Donde el cactus es una piedra más de los caminos y reverbera el sol y la noche es irradiada por estrellas que parecen caer sobre la blancura de los jazmines que pueblan mis recuerdos, allí empecé a soñar.Soy un latido más de una ciudad que es un corazón, dos cielos me cubren, el propio y otro que el amor me ha dado: Sevilla, una ciudad pasión y melodía.Escritora de muchas letras que no siempre tal vez son leídas, pero escritas con mucho corazón, con ellas edifiqué estas vendimias, anhelando encontrar la mejor cepa y recoger la cosecha más selecta.Soñadora, edificadora de utopías, romántica, idealista y otras circunstancias desfasadas, no me importa, ¡Escribir es mi pasión!

miércoles, 14 de marzo de 2012

Prohibido morir!



Unos tres mil habitantes más o menos, conforman Falciano del Massico, el pueblo del Sur de Italia, donde está prohibido morir.

Que bien, aplausos de pie al Alcalde de la comunidad de Nápoles, que en febrero pasado emitió una ordenanza, mediante la cual, ordena a los habitantes del pueblo, NO MORIR.

Giulio Cesare Fava, el Alcalde endiosado, llegó a esta “feliz” conclusión, porque en Falciano del Massico no existe un cementerio y luego de enemistarse con el Alcalde del pueblo vecino, dueño de un camposanto, parece que se le hace cuesta arriba, pedir el favorcito a su enemigo.

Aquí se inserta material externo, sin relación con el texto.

@@ -154,7 +166,10 @@
         const int f0 = (int)((long)NF * sk / g.splitK), f1 = (int)((long)NF * (sk + 1) / g.splitK);
         nnear = __builtin_amdgcn_readfirstlane(a1 - a0);
         nfar = __builtin_amdgcn_readfirstlane(f1 - f0);
-        for (int e = tid; e < nnear; e += 512) klds[e] = kl[2 + a0 + e];
+        for (int e = tid; e < nnear; e += 512) {
+            klds[e] = kl[2 + a0 + e];
+            kmlds[e] = g.klistMasks ? (unsigned short)kl[2 + NN + NF + a0 + e] : (unsigned short)0xFFFF;
+        }
         for (int e = tid; e < nfar; e += 512) klds[nnear + e] = kl[2 + NN + f0 + e];
         if (bs) nseg = (g.K / g.segLinP) * g.segChunks;
     } else {
@@ -168,6 +183,7 @@
         for (int e = tid; e < nnear; e += 512) {
             const int k = kbeg + e * BK;
             klds[e] = (k / BK) | (bs ? ((k / g.segLinP) * g.segChunks + (k % g.segLinP) / 1024) << 16 : 0);
+            kmlds[e] = 0xFFFF;
         }
     }
     for (int e = tid; e < nseg * BM; e += 512) {
@@ -193,9 +209,9 @@
     const char *baseB = cc2_uniform(reinterpret_cast<const char *>(g.B16 + (long)b * g.sB));
     const long pA2 = g.pA3 * 2, pB2 = g.pB16 * 2;
     const unsigned ldsw = (unsigned)(size_t)lds + (unsigned)(wave * 16 * BK * 2);
-    const unsigned kaddr = (unsigned)(size_t)klds;
+    const unsigned kaddr = (unsigned)(size_t)klds, kmaddr = (unsigned)(size_t)kmlds;
     const int l15 = lane & 15, kc = lane >> 4;
-    const int wm = wave >> 1, wn = wave & 1;
+    const int wm = wave >> 1, wn = (wave & 1) ^ (wave >> 2);
     f32x4v acc[4][8];
 #pragma unroll
     for (int i = 0; i < 4; ++i)
@@ -229,10 +245,11 @@
         constexpr bool FAR = decltype(far_tag)::value;
         constexpr int D = FAR ? 4 : 2;
         if (n <= 0) return;
-        int e[D];
+        int e[D], mk[D];
 #pragma unroll
         for (int s = 0; s < D; ++s) {
             e[s] = __builtin_amdgcn_readfirstlane(klds[lb + (s < n ? s : n - 1)]);
+            mk[s] = FAR ? 0 : __builtin_amdgcn_readfirstlane((int)kmlds[lb + (s < n ? s : n - 1)]);
             CC_DMA(FAR, e[s] & 0xFFFF, s);
         }
         if (FAR) asm volatile("s_waitcnt vmcnt(12)" ::: "memory");
@@ -289,17 +306,26 @@
                 }
                 seg = nseg_;
             }
-            unsigned ev;
-            asm volatile("ds_read_b32 %0, %1" : "=v"(ev) : "v"(kaddr + 4u * (unsigned)(lb + (kt + D < n ? kt + D : n - 1))));
+            unsigned ev, mv = 0;
+            {
+                const unsigned ke = (unsigned)(lb + (kt + D < n ? kt + D : n - 1));
+                asm volatile("ds_read_b32 %0, %1" : "=v"(ev) : "v"(kaddr + 4u * ke));
+                if (!FAR) asm volatile("ds_read_u16 %0, %1" : "=v"(mv) : "v"(kmaddr + 2u * ke));
+            }
             const char *kz = baseA;
             const unsigned ls2 = ldsw + stofs(FAR, kt & (D - 1));
-            cc16_unit<0, false, FAR>(acc, A, Bx, By, ra, rb, kz, kz, pA2, pB2, offA, offB, ls2);
-            asm volatile("s_waitcnt lgkmcnt(0)" : "+v"(By[0][0]), "+v"(By[1][0]), "+v"(By[0][1]), "+v"(By[1][1]), "+v"(ev));
+            const unsigned wlo = FAR ? 0u : ((unsigned)mk[0] >> (8 * wn)) & 0xFFu;
+#define CC16_UNIT(U_, DMA_, Bc_, Bn_, ka_, kb_) cc16_unit<U_, DMA_, FAR>(acc, A, Bc_, Bn_, ra, rb, ka_, kb_, pA2, pB2, offA, offB, ls2, wlo, dlo);
+            unsigned dlo = 3u;
+            CC16_UNIT(0, false, Bx, By, kz, kz)
+            asm volatile("s_waitcnt lgkmcnt(0)" : "+v"(By[0][0]), "+v"(By[1][0]), "+v"(By[0][1]), "+v"(By[1][1]), "+v"(ev), "+v"(mv));
             const int en = __builtin_amdgcn_readfirstlane((int)ev);
+            const int mn = FAR ? 0 : __builtin_amdgcn_readfirstlane((int)mv);
+            if (!FAR) dlo = (((unsigned)mn >> wave) & 1u) | (((unsigned)mn >> (wave + 8)) & 1u) << 1;
             const char *ka2 = baseA + (long)(en & 0xFFFF) * (BK * 2), *kb2 = baseB + (long)(en & 0xFFFF) * (BK * 2);
-            cc16_unit<1, false, FAR>(acc, A, By, Bx, ra, rb, kz, kz, pA2, pB2, offA, offB, ls2);
+            CC16_UNIT(1, false, By, Bx, kz, kz)
             CC16_WAITB(0, Bx);
-            cc16_unit<2, false, FAR>(acc, A, Bx, By, ra, rb, kz, kz, pA2, pB2, offA, offB, ls2);
+            CC16_UNIT(2, false, Bx, By, kz, kz)
             CC16_WAITB(0, By);
             if (FAR) asm volatile("s_waitcnt vmcnt(8)\n\ts_barrier" ::: "memory");
             else asm volatile("s_waitcnt vmcnt(0)\n\ts_barrier" ::: "memory");
@@ -307,12 +333,14 @@
                 const unsigned nx = stofs(FAR, (kt + 1) & (D - 1));
                 ra = ra0 + nx; rb = ra0 + fbd + nx;
             }
-            cc16_unit<3, true, FAR>(acc, A, By, Bx, ra, rb, ka2, kb2, pA2, pB2, offA, offB, ls2);
+            CC16_UNIT(3, true, By, Bx, ka2, kb2)
+#undef CC16_UNIT
             if (FAR) { CC16_WAITB(1, Bx); }
             else { CC16_WAITB(2, Bx); }
 #pragma unroll
-            for (int s = 0; s + 1 < D; ++s) e[s] = e[s + 1];
+            for (int s = 0; s + 1 < D; ++s) { e[s] = e[s + 1]; mk[s] = mk[s + 1]; }
             e[D - 1] = en;
+            mk[D - 1] = mn;
         }
         asm volatile("s_waitcnt vmcnt(0) lgkmcnt(0)" ::: "memory");
     };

Pero no pasa nada, los habitantes del pueblo están felices, al fin alguien consigue la fórmula de la eternidad para su gente, aún así, dos personas desobedecieron la orden y murieron, que haría el alcalde, los habrá mandado encarcelar? Que bueno que la policía italiana, con su ancestral experiencia de lidiar con peligrosos capos, habrá estado a la altura de esos dos peligrosos infractores de la ley.

Ojalá nuestro amigo Zoido, el señor Alcalde de Sevilla, aplique en Sevilla, un edicto semejante para sus munícipes y todos los habitantes de la capital andaluza, sevillanos o no.
Hágalo usted señor Zoido, le seguro que sería un decretazo.

2 comentarios:

  1. Me gusta la iniciativa del alcalde y yo por mi parte estaría encantado de cumplir su ordenanza, pero tampoco por demasiado tiempo. Al final debe llegar para que el pricipio tenga lugar.

    ResponderEliminar
  2. Miuris, los cementerios siempre me parecieron
    depósitos de cadaveres, sobre todo las bovedas donde amontonan ataudes. Bien por el decreto de no morir, hay que irse de a poco volando como los pájaros, ¿donde van los pájaros cuando mueren?.